-- Instructions to follow --
The lines of the records that include "else" should all be copied.

(Entries taken from a collection)
+template <typename T>
+__device__ __forceinline__ void conv_tile_stage(T* __restrict__ s0, T* __restrict__ s1, int Cout, int d2, int co0, int ci0,
+                                                const float (*tile)[289]) {
+  if (s0) {
+#pragma unroll 3
+    for (int it = 0; it < 9; ++it) {
+      const int q = (int)threadIdx.x + it * 256;
+      const int run = q >> 3, c4 = (q & 7) * 4, co_l = run / 9, tap = run - co_l * 9;
+      const float v[4] = {tile[co_l][c4 * 9 + tap], tile[co_l][(c4 + 1) * 9 + tap], tile[co_l][(c4 + 2) * 9 + tap],
+                          tile[co_l][(c4 + 3) * 9 + tap]};
+      store4(s0 + ((long)(co0 + co_l) * 9 + tap) * d2 + ci0 + c4, v);
+    }
+  }
+  if (s1) {
+#pragma unroll 3
+    for (int it = 0; it < 9; ++it) {
+      const int q = (int)threadIdx.x + it * 256;
+      const int run = q >> 3, c4 = (q & 7) * 4, ci_l = run / 9, tapf = run - ci_l * 9, e = ci_l * 9 + (8 - tapf);
+      const float v[4] = {tile[c4][e], tile[c4 + 1][e], tile[c4 + 2][e], tile[c4 + 3][e]};
+      store4(s1 + ((long)(ci0 + ci_l) * 9 + tapf) * Cout + co0 + c4, v);
+    }
+  }
+}
+
+__device__ __forceinline__ bool sgd_conv_wide(const sw_sgd_tensor& d) {
+  return (((uintptr_t)d.param | (uintptr_t)d.grad | (uintptr_t)d.momentum_buf | (uintptr_t)d.stage0 | (uintptr_t)d.stage1) & 15) == 0 &&
+         (d.d2 % 4) == 0;
+}
+
 template <typename T>
 __device__ __forceinline__ void sgd_conv_tile(const sw_sgd_tensor& d, int blk, float mom, float gscale, float (*tile)[289]) {
   const int cib = d.d1 / 32;
+  if (sgd_conv_wide(d)) {
+    const int co0 = (blk / cib) * 32, ci0 = (blk % cib) * 32;
+    const float lr = d.hyper_dev ? d.hyper_dev[0] : d.lr, wd = d.hyper_dev ? d.hyper_dev[1] : d.weight_decay;
+    conv_tile_update<false>(d.param, d.momentum_buf, d.grad, d.d1, co0, ci0, d.first_step, lr, wd, mom, gscale, tile);
+    __syncthreads();
+    conv_tile_stage<T>((T*)d.stage0, (T*)d.stage1, d.d0, d.d2, co0, ci0, tile);
+    return;
+  }
   const int co0 = (blk / cib) * 32, ci0 = (blk % cib) * 32;
   const int Cin = d.d1, Cout = d.d0;
   const float lr = d.hyper_dev ? d.hyper_dev[0] : d.lr, wd = d.hyper_dev ? d.hyper_dev[1] : d.weight_decay;
@@ -1207,6 +1291,106 @@
   return 0;
 }
 
+namespace {
+constexpr int CFS_MAX = SW_CONV_FOLD_SGD_MAX_ITEMS;
+struct ConvFoldSgdItem {
+  const float* ws;
+  float* param;
+  float* mbuf;
+  void* stage0;
+  void* stage1;
+  const float* hyper;
+  int nfold, d0, d1, d2, first, stage_dtype, kind;
+  float lr, wd;
+};
+struct ConvFoldSgdBatch {
+  ConvFoldSgdItem it[CFS_MAX];
+  int block_start[CFS_MAX + 1];
+  int n;
+};
+
+__global__ __launch_bounds__(256) void conv_fold_sgd_multi_kernel(ConvFoldSgdBatch b, float mom, float gscale) {
+  __shared__ float tile[32][289];
+  __shared__ float fold[16][17];
+  int i = 0;
+  while (i + 1 < b.n && (int)blockIdx.x >= b.block_start[i + 1]) ++i;
+  const ConvFoldSgdItem& d = b.it[i];
+  const int blk = (int)blockIdx.x - b.block_start[i];
+  const float lr = d.hyper ? d.hyper[0] : d.lr, wd = d.hyper ? d.hyper[1] : d.wd;
+  if (d.kind == 1) {
+    const int col = blk * 16 + ((int)threadIdx.x & 15);
+    const float s = colsum_fold_sum(d.d0, d.nfold, d.ws, blk, fold);
+    if ((threadIdx.x >> 4) == 0 && col < d.d0) {
+      float m, w1;
+      sgd_elem(d.param[col], s, d.first ? 0.f : d.mbuf[col], d.first, lr, wd, mom, gscale, m, w1);
+      d.mbuf[col] = m; d.param[col] = w1;
+    }
+    return;
+  }
+  const int Cout = d.d0, Cin = d.d1, cib = Cin / 32;
+  const int co0 = (blk / cib) * 32, ci0 = (blk % cib) * 32;
+  const long slab_f = (long)Cout * 9 * Cin;
+#pragma unroll 3
+  for (int it = 0; it < 9; ++it) {
+    const int q = (int)threadIdx.x + it * 256;
+    const int run = q >> 3, c4 = (q & 7) * 4, co_l = run / 9, tap = run - co_l * 9;
+    const f32x4 r = sw_fold_slabs(d.ws + ((long)(co0 + co_l) * 9 + tap) * Cin + ci0 + c4, slab_f, d.nfold);
+#pragma unroll
+    for (int j = 0; j < 4; ++j) tile[co_l][(c4 + j) * 9 + tap] = r[j];
+  }
+  __syncthreads();
+  conv_tile_update<true>(d.param, d.mbuf, nullptr, Cin, co0, ci0, d.first, lr, wd, mom, gscale, tile);
+  __syncthreads();
+  if (d.stage_dtype == SW_BF16) conv_tile_stage<unsigned short>((unsigned short*)d.stage0, (unsigned short*)d.stage1, Cout, d.d2, co0, ci0, tile);
+  else conv_tile_stage<float>((float*)d.stage0, (float*)d.stage1, Cout, d.d2, co0, ci0, tile);
+}
+}
+
+extern "C" int sw_conv_fold_sgd_multi(int n, const sw_conv_fold_sgd_item* items, float momentum, float grad_scale,
+                                      hipStream_t stream) {
+  SW_ENTER();
+  static_assert(sizeof(float) * (32 * 289 + 16 * 17) <= 65536, "the tile and the bias fold share one workgroup's 64 KiB of LDS");
+  static_assert(sizeof(ConvFoldSgdBatch) + 8 <= 4096, "the descriptors travel in the kernel arguments");
+  for (int i = 0; i < n; ++i) {
+    const sw_conv_fold_sgd_item& q = items[i];
+    const sw_sgd_tensor& t = q.t;
+    if (q.nfold < 1 || !q.workspace || !t.param || !t.momentum_buf) return -5;
+    if (q.kind == 1) {
+      if (t.n <= 0 || t.n > (1L << 24) || t.stage_kind != 0) return -5;
+      if ((((uintptr_t)q.workspace) | ((uintptr_t)t.param) | ((uintptr_t)t.momentum_buf) | ((uintptr_t)t.hyper_dev)) & 3) return -4;
+      continue;
+    }
+    if (q.kind != 0 || t.stage_kind != 2) return -1;
+    if (t.stage_dtype != SW_BF16 && t.stage_dtype != SW_F32) return -1;
+    if (t.d0 <= 0 || t.d1 <= 0 || (t.d0 % 32) || (t.d1 % 32) || (long)t.d0 * t.d1 * 9 != t.n) return -5;
+    if (q.ws_cin != t.d1) return -5;
+    if (t.stage0 && (t.d2 < t.d1 || (t.d2 % 4))) return -5;
+    if ((long)(t.d0 / 32) * (t.d1 / 32) > (1L << 24)) return -6;
+    if ((((uintptr_t)q.workspace) | ((uintptr_t)t.param) | ((uintptr_t)t.momentum_buf) | ((uintptr_t)t.stage0) | ((uintptr_t)t.stage1)) & 15)
+      return -4;
+    if (((uintptr_t)t.hyper_dev) & 3) return -4;
+  }
+  for (int base = 0; base < n; base += CFS_MAX) {
+    ConvFoldSgdBatch b = {};
+    b.n = n - base < CFS_MAX ? n - base : CFS_MAX;
+    long blocks = 0;
+    for (int i = 0; i < b.n; ++i) {
+      const sw_conv_fold_sgd_item& q = items[base + i];
+      const sw_sgd_tensor& t = q.t;
+      ConvFoldSgdItem& o = b.it[i];
+      o.ws = q.workspace; o.param = t.param; o.mbuf = t.momentum_buf; o.stage0 = t.stage0; o.stage1 = t.stage1; o.hyper = t.hyper_dev;
+      o.nfold = q.nfold; o.kind = q.kind; o.first = t.first_step; o.stage_dtype = t.stage_dtype; o.lr = t.lr; o.wd = t.weight_decay;
+      if (q.kind == 1) { o.d0 = (int)t.n; o.d1 = o.d2 = 0; } else { o.d0 = t.d0; o.d1 = t.d1; o.d2 = t.d2; }
+      b.block_start[i] = (int)blocks;
+      blocks += q.kind == 1 ? (t.n + 15) / 16 : (long)(t.d0 / 32) * (t.d1 / 32);
+    }
+    b.block_start[b.n] = (int)blocks;
+    hipLaunchKernelGGL(conv_fold_sgd_multi_kernel, dim3((unsigned)blocks), dim3(256), 0, stream, b, momentum, grad_scale);
+    SW_CHECK_LAUNCH();
+  }
+  return 0;
+}
+
 extern "C" int sw_mean_views(int V, long n, const float* in, float* out, hipStream_t stream) {
   SW_ENTER();
   if (n <= 0) return 0;
diff --git a/sos-wsod_amd/csrc/gemm.hip b/sos-wsod_amd/csrc/gemm.hip
--- a/sos-wsod_amd/csrc/gemm.hip
+++ b/sos-wsod_amd/csrc/gemm.hip
@@ -1163,17 +1163,7 @@
   for (int q = threadIdx.x; q < nv; q += 256) {
     const int tap = q / cv, c4 = q - tap * cv;
     const float* p = src + (long)tap * Cin + c4 * 4;
-    f32x4 a0 = {0.f, 0.f, 0.f, 0.f}, a1 = a0, a2 = a0, a3 = a0;
-    int z = 0;
-    for (; z + 8 <= nslab; z += 8) {
-      f32x4 v[8];
-#pragma unroll
-      for (int u = 0; u < 8; ++u) v[u] = *(const f32x4*)(p + (long)(z + u) * slab_f);
-      a0 += v[0]; a1 += v[1]; a2 += v[2]; a3 += v[3];
-      a0 += v[4]; a1 += v[5]; a2 += v[6]; a3 += v[7];
-    }
-    for (; z < nslab; ++z) a0 += *(const f32x4*)(p + (long)z * slab_f);
-    f32x4 r = (a0 + a1) + (a2 + a3);
+    f32x4 r = sw_fold_slabs(p, slab_f, nslab);
     if (cout_scale) { const float sc = cout_scale[co]; r[0] = __fmul_rn(r[0], sc); r[1] = __fmul_rn(r[1], sc); r[2] = __fmul_rn(r[2], sc); r[3] = __fmul_rn(r[3], sc); }
     *(f32x4*)(s_t + tap * CI + c4 * 4) = r;
   }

-- Finished exercise --
+  else conv_tile_stage<float>((float*)d.stage0, (float*)d.stage1, Cout, d.d2, co0, ci0, tile);
+      if (q.kind == 1) { o.d0 = (int)t.n; o.d1 = o.d2 = 0; } else { o.d0 = t.d0; o.d1 = t.d1; o.d2 = t.d2; }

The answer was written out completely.